@@ -39,21 +41,21 @@
 }
 __device__ __forceinline__ uint32_t smem_addr(const void* p) { return uint32_t(__cvta_generic_to_shared(p)); }
 
-__device__ __forceinline__ void load_a(uint32_t (&a)[4], uint32_t tile, int mt, int ks, int lane) {
+__device__ __forceinline__ void load_a(uint32_t (&a)[4], uint32_t tile, int mt, int ks, int lane, int st = kRow) {
   const int m = lane >> 3, r = lane & 7;
-  ldsm_x4(a, tile + ((16 * mt + (m & 1) * 8 + r) * kRow + 16 * ks + (m >> 1) * 8) * 2);
-}
-__device__ __forceinline__ void load_a_t(uint32_t (&a)[4], uint32_t tile, int mt, int ks, int lane) {
+  ldsm_x4(a, tile + ((16 * mt + (m & 1) * 8 + r) * st + 16 * ks + (m >> 1) * 8) * 2);
+}
+__device__ __forceinline__ void load_a_t(uint32_t (&a)[4], uint32_t tile, int mt, int ks, int lane, int st = kRow) {
   const int m = lane >> 3, r = lane & 7;
-  ldsm_x4_t(a, tile + ((16 * ks + (m >> 1) * 8 + r) * kRow + 16 * mt + (m & 1) * 8) * 2);
-}
-__device__ __forceinline__ void load_b_nk(uint32_t (&b)[4], uint32_t tile, int np, int ks, int lane) {
+  ldsm_x4_t(a, tile + ((16 * ks + (m >> 1) * 8 + r) * st + 16 * mt + (m & 1) * 8) * 2);
+}
+__device__ __forceinline__ void load_b_nk(uint32_t (&b)[4], uint32_t tile, int np, int ks, int lane, int st = kRow) {
   const int m = lane >> 3, r = lane & 7;
-  ldsm_x4(b, tile + ((16 * np + (m >> 1) * 8 + r) * kRow + 16 * ks + (m & 1) * 8) * 2);
-}
-__device__ __forceinline__ void load_b_kn(uint32_t (&b)[4], uint32_t tile, int np, int ks, int lane) {
+  ldsm_x4(b, tile + ((16 * np + (m >> 1) * 8 + r) * st + 16 * ks + (m & 1) * 8) * 2);
+}
+__device__ __forceinline__ void load_b_kn(uint32_t (&b)[4], uint32_t tile, int np, int ks, int lane, int st = kRow) {
   const int m = lane >> 3, r = lane & 7;
-  ldsm_x4_t(b, tile + ((16 * ks + (m & 1) * 8 + r) * kRow + 16 * np + (m >> 1) * 8) * 2);
+  ldsm_x4_t(b, tile + ((16 * ks + (m & 1) * 8 + r) * st + 16 * np + (m >> 1) * 8) * 2);
 }
 
 __device__ __forceinline__ void stage_tile(bf16* dst, const bf16* src, int ld, int L, int lane) {
@@ -131,7 +133,8 @@
   return __ballot_sync(0xffffffffu, ok);
 }
 
-__device__ __forceinline__ void qk_scores(float (&s)[2][4][4], uint32_t q_tile, uint32_t k_tile, int lane) {
+__device__ __forceinline__ void qk_scores(float (&s)[2][4][4], uint32_t q_tile, uint32_t k_tile, int lane, int qs = kRow,
+                                          int kst = kRow) {
 #pragma unroll
   for (int mt = 0; mt < 2; ++mt)
 #pragma unroll
@@ -141,12 +144,12 @@
 #pragma unroll
   for (int ks = 0; ks < 2; ++ks) {
     uint32_t a[2][4];
-    load_a(a[0], q_tile, 0, ks, lane);
-    load_a(a[1], q_tile, 1, ks, lane);
+    load_a(a[0], q_tile, 0, ks, lane, qs);
+    load_a(a[1], q_tile, 1, ks, lane, qs);
 #pragma unroll
     for (int np = 0; np < 2; ++np) {
       uint32_t b[4];
-      load_b_nk(b, k_tile, np, ks, lane);
+      load_b_nk(b, k_tile, np, ks, lane, kst);
 #pragma unroll
       for (int mt = 0; mt < 2; ++mt) {
         mma_bf16(s[mt][2 * np], a[mt], b[0], b[1]);
@@ -162,7 +165,8 @@
   a[2] = pack_bf16(c[mt][2 * ks + 1][0], c[mt][2 * ks + 1][1]);
   a[3] = pack_bf16(c[mt][2 * ks + 1][2], c[mt][2 * ks + 1][3]);
 }
-__device__ __forceinline__ void mul_regs_kn(float (&o)[2][4][4], const float (&p)[2][4][4], uint32_t y_tile, int lane) {
+__device__ __forceinline__ void mul_regs_kn(float (&o)[2][4][4], const float (&p)[2][4][4], uint32_t y_tile, int lane,
+                                            int ys = kRow) {
 #pragma unroll
   for (int mt = 0; mt < 2; ++mt)
 #pragma unroll
@@ -177,7 +181,7 @@
 #pragma unroll
     for (int np = 0; np < 2; ++np) {
       uint32_t b[4];
-      load_b_kn(b, y_tile, np, ks, lane);
+      load_b_kn(b, y_tile, np, ks, lane, ys);
 #pragma unroll
       for (int mt = 0; mt < 2; ++mt) {
         mma_bf16(o[mt][2 * np], a[mt], b[0], b[1]);
@@ -186,7 +190,8 @@
     }
   }
 }
-__device__ __forceinline__ void mul_t_kn(float (&o)[2][4][4], uint32_t z_tile, uint32_t y_tile, int lane) {
+__device__ __forceinline__ void mul_t_kn(float (&o)[2][4][4], uint32_t z_tile, uint32_t y_tile, int lane, int zs = kRow,
+                                         int ys = kRow) {
 #pragma unroll
   for (int mt = 0; mt < 2; ++mt)
 #pragma unroll
@@ -196,12 +201,12 @@
 #pragma unroll
   for (int ks = 0; ks < 2; ++ks) {
     uint32_t a[2][4];
-    load_a_t(a[0], z_tile, 0, ks, lane);
-    load_a_t(a[1], z_tile, 1, ks, lane);
+    load_a_t(a[0], z_tile, 0, ks, lane, zs);
+    load_a_t(a[1], z_tile, 1, ks, lane, zs);
 #pragma unroll
     for (int np = 0; np < 2; ++np) {
       uint32_t b[4];
-      load_b_kn(b, y_tile, np, ks, lane);
+      load_b_kn(b, y_tile, np, ks, lane, ys);
 #pragma unroll
       for (int mt = 0; mt < 2; ++mt) {
         mma_bf16(o[mt][2 * np], a[mt], b[0], b[1]);
@@ -210,8 +215,7 @@
     }
   }
 }
-__device__ __forceinline__ void store_c_global(bf16* dst, int ld, int L, const float (&c)[2][4][4], float mul, int g,
-                                               int t) {
+__device__ __forceinline__ void store_c_rows(bf16* tile, int st, int L, const float (&c)[2][4][4], float mul, int g, int t) {
 #pragma unroll
   for (int mt = 0; mt < 2; ++mt)
 #pragma unroll
@@ -220,7 +224,7 @@
       if (i < L) {
 #pragma unroll
         for (int nt = 0; nt < 4; ++nt)
-          *reinterpret_cast<uint32_t*>(dst + size_t(i) * ld + 8 * nt + 2 * t) =
+          *reinterpret_cast<uint32_t*>(tile + i * st + 8 * nt + 2 * t) =
               pack_bf16(c[mt][nt][2 * hrow] * mul, c[mt][nt][2 * hrow + 1] * mul);
       }
     }
@@ -237,126 +241,203 @@
     }
 }
 
-constexpr int kMmaWarps = 4;
-
-__global__ void __launch_bounds__(kMmaWarps * 32) attn_mma_fwd_kernel(MmaAttnArgs a) {
+constexpr int kStreamWarps = 8;
+constexpr int kStreamRows = 32;
+constexpr int kStreamMaxStages = 2;
+constexpr int kStreamBarBytes = 64;
+constexpr int kStreamSmemMax = 227 * 1024;
+
+__host__ __device__ constexpr int stream_qkv_stride(int H) { return 96 * H + 8; }
+__host__ __device__ constexpr int stream_dout_stride(int H) { return 32 * H + 8; }
+__host__ __device__ constexpr int stream_stage_elems(int H, bool bwd) {
+  return kStreamRows * (stream_qkv_stride(H) + (bwd ? stream_dout_stride(H) : 0));
+}
+
+__device__ __forceinline__ void stream_init(unsigned char* smem, int stage_bytes, int stages, int consumers) {
+  uint4* z = reinterpret_cast<uint4*>(smem + kStreamBarBytes);
+  for (int i = threadIdx.x; i < stages * stage_bytes / 16; i += blockDim.x) z[i] = make_uint4(0, 0, 0, 0);
+  fence_proxy_async_smem();
+  uint64_t* bars = reinterpret_cast<uint64_t*>(smem);
+  if (threadIdx.x == 0) {
+    for (int s = 0; s < stages; ++s) {
+      mbar_init(&bars[s], 1);
+      mbar_init(&bars[kStreamMaxStages + s], consumers);
+    }
+    fence_barrier_init();
+  }
+  __syncthreads();
+}
+
+__device__ __forceinline__ void stream_producer(unsigned char* smem, int stage_elems, int stages, const MmaAttnArgs& a,
+                                                bool bwd, int lane) {
+  uint64_t* full = reinterpret_cast<uint64_t*>(smem);
+  uint64_t* empty = full + kStreamMaxStages;
+  bf16* stage0 = reinterpret_cast<bf16*>(smem + kStreamBarBytes);
+  const int L = a.L, d = a.H * 32, rs = stream_qkv_stride(a.H), rd = stream_dout_stride(a.H);
+  const int n = (a.nseq - int(blockIdx.x) + int(gridDim.x) - 1) / int(gridDim.x);
+  const uint32_t row_in = uint32_t(3 * d * 2 + (bwd ? d * 2 : 0));
+  const int out_cols = bwd ? 3 * d : d;
+  bf16* dst = bwd ? a.dqkv : a.out;
+  for (int k = 0; k < n + stages; ++k) {
+    const int s = k % stages;
+    bf16* qkv_st = stage0 + size_t(s) * stage_elems;
+    if (k >= stages) {
+      mbar_wait(&empty[s], uint32_t((k / stages - 1) & 1));
+      const size_t row0 = size_t(int(blockIdx.x) + (k - stages) * int(gridDim.x)) * L;
+      if (lane < L) bulk_store(dst + (row0 + lane) * out_cols, qkv_st + lane * rs, uint32_t(out_cols * 2));
+      tma_store_commit();
+    }
+    if (k < n) {
+      if (k >= stages) tma_store_wait_read();
+      const size_t row0 = size_t(int(blockIdx.x) + k * int(gridDim.x)) * L;
+      if (lane == 0) mbar_arrive_expect_tx(&full[s], uint32_t(L) * row_in);
+      __syncwarp();
+      if (lane < L) {
+        bulk_load(qkv_st + lane * rs, a.qkv + (row0 + lane) * (3 * d), uint32_t(3 * d * 2), &full[s]);
+        if (bwd)
+          bulk_load(qkv_st + kStreamRows * rs + lane * rd, a.dout + (row0 + lane) * d, uint32_t(d * 2), &full[s]);
+      }
+    }
+  }
+  tma_store_wait_all();
+}
+
+__global__ void __launch_bounds__((kStreamWarps + 1) * 32, 2) attn_mma_fwd_kernel(MmaAttnArgs a) {
   pdl_launch_dependents();
+  extern __shared__ __align__(128) unsigned char smem[];
+  const int W = int(blockDim.x >> 5) - 1, warp = threadIdx.x >> 5, lane = threadIdx.x & 31, g = lane >> 2, t = lane & 3;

◆ ◆ ◆ ◆ ◆ ◆ ◆

**About this task:**
Look through the data above and return exactly the lines from the one that contains "stream_dout_stride(H) : 0));" to the one that contains "make_uint4(0, 0, 0, 0);", inclusive, with nothing else.

**Solution below:**
+  return kStreamRows * (stream_qkv_stride(H) + (bwd ? stream_dout_stride(H) : 0));
+}
+
+__device__ __forceinline__ void stream_init(unsigned char* smem, int stage_bytes, int stages, int consumers) {
+  uint4* z = reinterpret_cast<uint4*>(smem + kStreamBarBytes);
+  for (int i = threadIdx.x; i < stages * stage_bytes / 16; i += blockDim.x) z[i] = make_uint4(0, 0, 0, 0);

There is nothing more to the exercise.